Back to Canada and this one tragic loss: I hope that Rehtaeh’s death is not in vain. Let’s not forget about her by next week, once the headlines have changed, but rather use her memory to drive us toward change, toward demanding equality and insisting that rape no longer be tolerated on any level in our society, whether it’s underage drunken frat boys to middle-aged child predators. Women need to be allowed to live safely and securely, without fearing the possible repercussions of attending a party, riding a bus, or walking down the street. We have just as much a right to live our lives on this planet in peace and assurance as men do, and there are enough threats out there that we don’t need to fear our own classmates, acquaintances, and neighbours. As for us mothers of sons, we have a big task ahead of us, to ensure that our sons are raised to be respectful and honest men. Anything less than that and we will have failed not only them, but also our own gender.


4 thoughts on “The world needs a zero-tolerance policy on rape

  1. Why is this pervasive, evil misogyny allowed to proliferate?

    Simple answer for a simple question. Because YOU support misandry. Misogyny and misandry are two sides of the same coin. If you support either, you support both. So lets look at the facts. Yes, it is sad girl died. How about Bob, Steve, Larry and Gary? Is Rehbas death worse than the four of them combined? I don’t think so. The suicide rate for men is four times that of women, but it is the women victims that make the news. It is women victims that you talk about. It is male perpetrators you talk about. YOU are trivializing and marginalizing the experience of rape victims because they are men. YOU are supporting misandry. YOU are supporting misogyny.

    Why is the evil of misogyny allowed to proliferate? Because YOU are supporting it by supporting misandry.

    1. Thanks for your comment. You’ve certainly provided some good food for thought. However, I do not think that, by condemning acts of sexual violence committed by men toward women, it’s fair to label me as a misandrist. I am acutely aware of the damage that man-hating “feminazis” can cause and it’s sad that feminism, that potentially empowering movement that has done so much to improve women’s quality of life in the last few decades, is so often associated with man-hating. Feminism is ideally about equality, about women fighting for the same rights as the ones men get automatically, and consequently improving the world for both genders. If the male suicide rate is truly 4x more than that of women, that’s appalling and it means that there are some major issues happening that aren’t getting addressed. Those suicides, however, are likely not caused by rape and other acts of sexual violence because women have a lot more trouble inflicting that sort of violence on a man than vice versa. Men are committing suicide for other reasons that are no less important than Rehtaeh’s reason for doing so, but different.
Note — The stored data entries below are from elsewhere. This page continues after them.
int gloc_reg_debug_corr(gloc_reg* h, uint32_t job, uint32_t n_src, uint32_t* out_idx, float* out_d2) {
  GLOC_REQUIRE(h && out_idx && out_d2, GLOC_ERR_INVALID, "null argument");
  GLOC_HIP(hipSetDevice(h->device));
  hipStream_t s = h->stream;
  const size_t ld = h->last_ld;
  GLOC_NOT_PENDING(h);
  GLOC_REQUIRE(job < h->last_jobs && n_src <= ld, GLOC_ERR_INVALID, "no such job in the last batch");
  GLOC_TRY(h->export_idx.ensure(sizeof(uint32_t) * ld * h->last_jobs, s));
  GLOC_TRY(h->export_d2.ensure(sizeof(float) * ld * h->last_jobs, s));
  hipLaunchKernelGGL(export_corr_kernel, dim3((unsigned)((ld + 255) / 256), h->last_jobs), dim3(256), 0, s,
                     h->jobs.as<Job>(), h->corr.as<uint32_t>(), h->d2.as<float>(), ld,
                     h->export_idx.as<uint32_t>(), h->export_d2.as<float>());
  GLOC_HIP(hipGetLastError());
  GLOC_HIP(hipMemcpyAsync(out_idx, h->export_idx.as<uint32_t>() + (size_t)job * ld, sizeof(uint32_t) * n_src,
                          hipMemcpyDeviceToHost, s));
  GLOC_HIP(hipMemcpyAsync(out_d2, h->export_d2.as<float>() + (size_t)job * ld, sizeof(float) * n_src,
                          hipMemcpyDeviceToHost, s));
  GLOC_HIP(hipStreamSynchronize(s));
  return GLOC_OK;
}

int gloc_reg_debug_chain(gloc_reg* h, uint64_t* launches, uint64_t* timeouts) {
  GLOC_REQUIRE(h, GLOC_ERR_INVALID, "null handle");
  if (launches) *launches = h->chain_launches;
  if (timeouts) *timeouts = h->chain_timeouts;
  return GLOC_OK;
}

int gloc_reg_debug_needed_iters(gloc_reg* h, const uint32_t* inl, const uint32_t* n, uint32_t count, float conf, uint32_t max_iters,
                                uint32_t* out) {
  GLOC_REQUIRE(h && inl && n && out, GLOC_ERR_INVALID, "null argument");
  GLOC_HIP(hipSetDevice(h->device));
  GLOC_NOT_PENDING(h);
  hipStream_t s = h->stream;
  GLOC_TRY(h->export_idx.ensure(sizeof(uint32_t) * 3 * (size_t)count, s));
  uint32_t* d = h->export_idx.as<uint32_t>();
  GLOC_HIP(hipMemcpyAsync(d, inl, 4 * (size_t)count, hipMemcpyHostToDevice, s));
  GLOC_HIP(hipMemcpyAsync(d + count, n, 4 * (size_t)count, hipMemcpyHostToDevice, s));
  hipLaunchKernelGGL(needed_iters_kernel, dim3((count + 255) / 256), dim3(256), 0, s, d, d + count, conf, max_iters, d + 2 * (size_t)count, count);
  GLOC_HIP(hipGetLastError());
  GLOC_HIP(hipMemcpyAsync(out, d + 2 * (size_t)count, 4 * (size_t)count, hipMemcpyDeviceToHost, s));
  GLOC_HIP(hipStreamSynchronize(s));
  return GLOC_OK;
}

int gloc_reg_debug_chain_stall(gloc_reg* h, int on) {
  GLOC_REQUIRE(h, GLOC_ERR_INVALID, "null handle");
  h->chain_stall = on != 0;
  return GLOC_OK;
}

int gloc_reg_ndt_batch_ids(gloc_reg* h, uint32_t src_scan_id, const uint32_t* tgt_scan_ids, size_t n, const float* init_T,
                           const gloc_ndt_params* prm, float* out_T, double* out_prob, uint32_t* out_iters,
                           int* out_converged) {
  GLOC_REQUIRE(h && out_T && tgt_scan_ids, GLOC_ERR_INVALID, "null argument");
  GLOC_NOT_PENDING(h);
  GLOC_HIP(hipSetDevice(h->device));
  return gloc::ndt::run(ndt_ctx(h), src_scan_id, tgt_scan_ids, n, init_T, nullptr, prm, out_T, out_prob, out_iters, out_converged,
                        nullptr);
}
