@@ -2219,8 +2384,13 @@
     long long h_roots[2] = {0, 0}, h_single[2] = {0, 0};
     PADNE_TRY(scan_i32_begin(ctx, flag, scan, n, &t_roots, true));
     hipLaunchKernelGGL(agg_from_roots, g, b, 0, s, n, state, scan, agg0);
-    hipLaunchKernelGGL(agg_join, g, b, 0, s, n, srow, scol, A->vals, agg0, agg1);
-    hipLaunchKernelGGL(agg_join, g, b, 0, s, n, srow, scol, A->vals, agg1, agg0);
+    if (rows_wpr) {
+        hipLaunchKernelGGL(agg_join_wpr, gw, b, 0, s, n, srow, (const int *)scol, (const double *)A->vals, (const int *)agg0, agg1);
+        hipLaunchKernelGGL(agg_join_wpr, gw, b, 0, s, n, srow, (const int *)scol, (const double *)A->vals, (const int *)agg1, agg0);
+    } else {
+        hipLaunchKernelGGL(agg_join, g, b, 0, s, n, srow, scol, A->vals, agg0, agg1);
+        hipLaunchKernelGGL(agg_join, g, b, 0, s, n, srow, scol, A->vals, agg1, agg0);
+    }
     hipLaunchKernelGGL(flag_unaggregated, g, b, 0, s, n, agg0, flag);
     int rc_scan = scan_i32_begin(ctx, flag, scan, n, &t_single, true);
     if (rc_scan == PADNE_OK && t_roots.bs != nullptr)
@@ -2649,7 +2819,7 @@
 
 static int spgemm(padne_ctx *ctx, const padne_csr *X, const padne_csr *Y, padne_csr **C, const SlotRows *y_slots = nullptr,
                   SlotRows *keep_slots = nullptr, const std::function<int()> *while_counting = nullptr,
-                  const std::function<int()> *while_multiplying = nullptr) {
+                  const std::function<int()> *while_multiplying = nullptr, const bool with_dinv = false) {
     const int *y_begin = y_slots != nullptr ? y_slots->begin : Y->rowptr;
     const int *y_end = y_slots != nullptr ? y_slots->end : Y->rowptr + 1;
     const int *y_cols = y_slots != nullptr ? (const int *)y_slots->key + 1 : Y->cols;
@@ -2818,7 +2988,8 @@
     }
     auto trampoline = [](void *f) -> int { return (*static_cast<const std::function<int()> *>(f))(); };
     return csr_from_slots(ctx, n, Y->n_cols, row_begin != nullptr ? row_begin : slot_ptr, key, val, row_len, C,
-                          while_multiplying != nullptr ? +trampoline : nullptr, const_cast<std::function<int()> *>(while_multiplying));
+                          while_multiplying != nullptr ? +trampoline : nullptr, const_cast<std::function<int()> *>(while_multiplying),
+                          with_dinv);
 }
 
 __global__ void slot_row_lengths(int n, const int *__restrict__ begin, const int *__restrict__ end, int *__restrict__ len) {
@@ -3202,13 +3373,14 @@
             }
             return queue_level_extras(true);
         };
+        const bool dinv_from_compaction = !ctx->opt.force_small_level_rows;
         if (ap_rows.valid) {
             padne_csr ap_shape;
             ap_shape.n_rows = ap_rows.n_rows;
             ap_shape.n_cols = ap_rows.n_cols;
-            rc = spgemm(ctx, L.R, &ap_shape, &Ac, &ap_rows, nullptr, nullptr, &queue_side);
+            rc = spgemm(ctx, L.R, &ap_shape, &Ac, &ap_rows, nullptr, nullptr, &queue_side, dinv_from_compaction);
         } else {
-            rc = spgemm(ctx, L.R, AP, &Ac, nullptr, nullptr, nullptr, &queue_side);
+            rc = spgemm(ctx, L.R, AP, &Ac, nullptr, nullptr, nullptr, &queue_side, dinv_from_compaction);
         }
         if (rc == PADNE_OK && !side_queued) rc = queue_side();
         if (rc != PADNE_OK && two) (void)hipStreamSynchronize(aux->stream);
diff --git a/padne_amd/csrc/assemble.hip b/padne_amd/csrc/assemble.hip
--- a/padne_amd/csrc/assemble.hip
+++ b/padne_amd/csrc/assemble.hip
@@ -1488,11 +1488,12 @@
 __global__ __launch_bounds__(256) void compact_rows(long long n_rows, const int *__restrict__ slot_ptr,
                                                     const int *__restrict__ rowptr, const long long *__restrict__ key,
                                                     const double *__restrict__ val, int *__restrict__ cols,
-                                                    double *__restrict__ vals, const int rpw) {
+                                                    double *__restrict__ vals, const int rpw, double *__restrict__ dinv = nullptr) {
     __shared__ int rp_all[4][65];
     __shared__ int sp_all[4][65];
+    __shared__ int hd_all[4][64];
     const int lane = threadIdx.x & 63, w = threadIdx.x >> 6;
-    int *rp = rp_all[w], *sp = sp_all[w];
+    int *rp = rp_all[w], *sp = sp_all[w], *hd = hd_all[w];
     const long long n_wt = (n_rows + rpw - 1) / rpw;
     for (long long wt = (long long)blockIdx.x * 4 + w; wt < n_wt; wt += (long long)gridDim.x * 4) {
         const long long r0 = wt * rpw;
@@ -1500,6 +1501,7 @@
         if (lane <= nr) rp[lane] = rowptr[r0 + lane];
         if (lane < nr) sp[lane] = slot_ptr[r0 + lane];
         if (lane == 0 && nr == 64) rp[64] = rowptr[r0 + 64];
+        if (dinv != nullptr) hd[lane] = 0;
         asm volatile("s_waitcnt lgkmcnt(0)" ::: "memory");
         __builtin_amdgcn_wave_barrier();
         const int d0 = rp[0], d1 = rp[nr];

  2. (I left a comment yesterday, but it disappeared into the ether somehow…?)
    You are so right about feminism being about equality for all groups that suffer repression or abuse. I read something last week I thought was right on. The author was making a point that while some women (in the US) are concerned with “leaning in” to break through the glass ceiling, so many women suffering horribly in developing nations are struggling to rise up off the dirt floor. I don’t know what we can do to help, but at the very least, we should be paying attention.
    Very nicely written post, on a very difficult and important topic.

    1. Hm, I never saw that other comment, so it truly did disappear into the ether! (I do enjoy hearing your feedback very much, so rest assured I would not have deleted it.) I’ve also been hearing a lot about that glass ceiling, what with top business women like Marissa Meyer and Sherly Sondberg talking about how women need to act more like men in order to achieve that success they crave. You’ve raised a good point, though, that perhaps we get overly preoccupied with the West and forget that there are still millions of women out there who are denied the most basic of rights, things that make our Western feminist issues seem less critical by comparison. Awareness is always the first step toward change.